-------- WORKING DATA --------
__device__ __forceinline__ void tma_load_3d(uint32_t dst, const CUtensorMap* map, int c0, int c1, int c2,
                                            uint32_t bar) {
  asm volatile(
      "cp.async.bulk.tensor.3d.shared::cluster.global.mbarrier::complete_tx::bytes [%0], [%1, {%3, %4, %5}], [%2];"
      ::"r"(dst), "l"(map), "r"(bar), "r"(c0), "r"(c1), "r"(c2)
      : "memory");
}
__device__ __forceinline__ void tma_prefetch_3d(const CUtensorMap* map, int c0, int c1, int c2) {
  asm volatile("cp.async.bulk.prefetch.tensor.3d.L2.global [%0, {%1, %2, %3}];" ::"l"(map), "r"(c0), "r"(c1), "r"(c2)
               : "memory");
}
__device__ __forceinline__ void tma_load_2d(uint32_t dst, const CUtensorMap* map, int c0, int c1, uint32_t bar) {
  asm volatile(
      "cp.async.bulk.tensor.2d.shared::cluster.global.mbarrier::complete_tx::bytes [%0], [%1, {%3, %4}], [%2];"
      ::"r"(dst), "l"(map), "r"(bar), "r"(c0), "r"(c1)
      : "memory");
}

__device__ __forceinline__ uint64_t umma_desc(uint32_t smem_addr) {
  return (uint64_t)((smem_addr & 0x3FFFF) >> 4) | (1ull << 16) | (64ull << 32) | (1ull << 46) | (2ull << 61);
}
__device__ __forceinline__ void umma_tf32_ts(uint32_t tmem_d, uint32_t tmem_a, uint64_t db, uint32_t idesc,
                                             uint32_t accumulate) {
  asm volatile(
      "{\n\t.reg .pred p;\n\t"
      "setp.ne.b32 p, %4, 0;\n\t"
      "tcgen05.mma.cta_group::1.kind::tf32 [%0], [%1], %2, %3, p;\n\t}"
      ::"r"(tmem_d), "r"(tmem_a), "l"(db), "r"(idesc), "r"(accumulate)
      : "memory");
}
__device__ __forceinline__ void umma_commit(uint32_t bar) {
  asm volatile("tcgen05.commit.cta_group::1.mbarrier::arrive::one.shared::cluster.b64 [%0];" ::"r"(bar) : "memory");
}
__device__ __forceinline__ bool elect_one() {
  uint32_t pred;
  asm volatile("{\n\t.reg .pred p;\n\telect.sync _|p, 0xffffffff;\n\tselp.u32 %0, 1, 0, p;\n\t}" : "=r"(pred));
  return pred != 0;
}
__device__ __forceinline__ void tc_fence_before() { asm volatile("tcgen05.fence::before_thread_sync;" ::: "memory"); }
__device__ __forceinline__ void tc_fence_after() { asm volatile("tcgen05.fence::after_thread_sync;" ::: "memory"); }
--------
*REQUIRED ACTION*: Match on "return" and copy out every line of the entries that contains it.

*EXERCISE OUTPUT*:
  return (uint64_t)((smem_addr & 0x3FFFF) >> 4) | (1ull << 16) | (64ull << 32) | (1ull << 46) | (2ull << 61);
  return pred != 0;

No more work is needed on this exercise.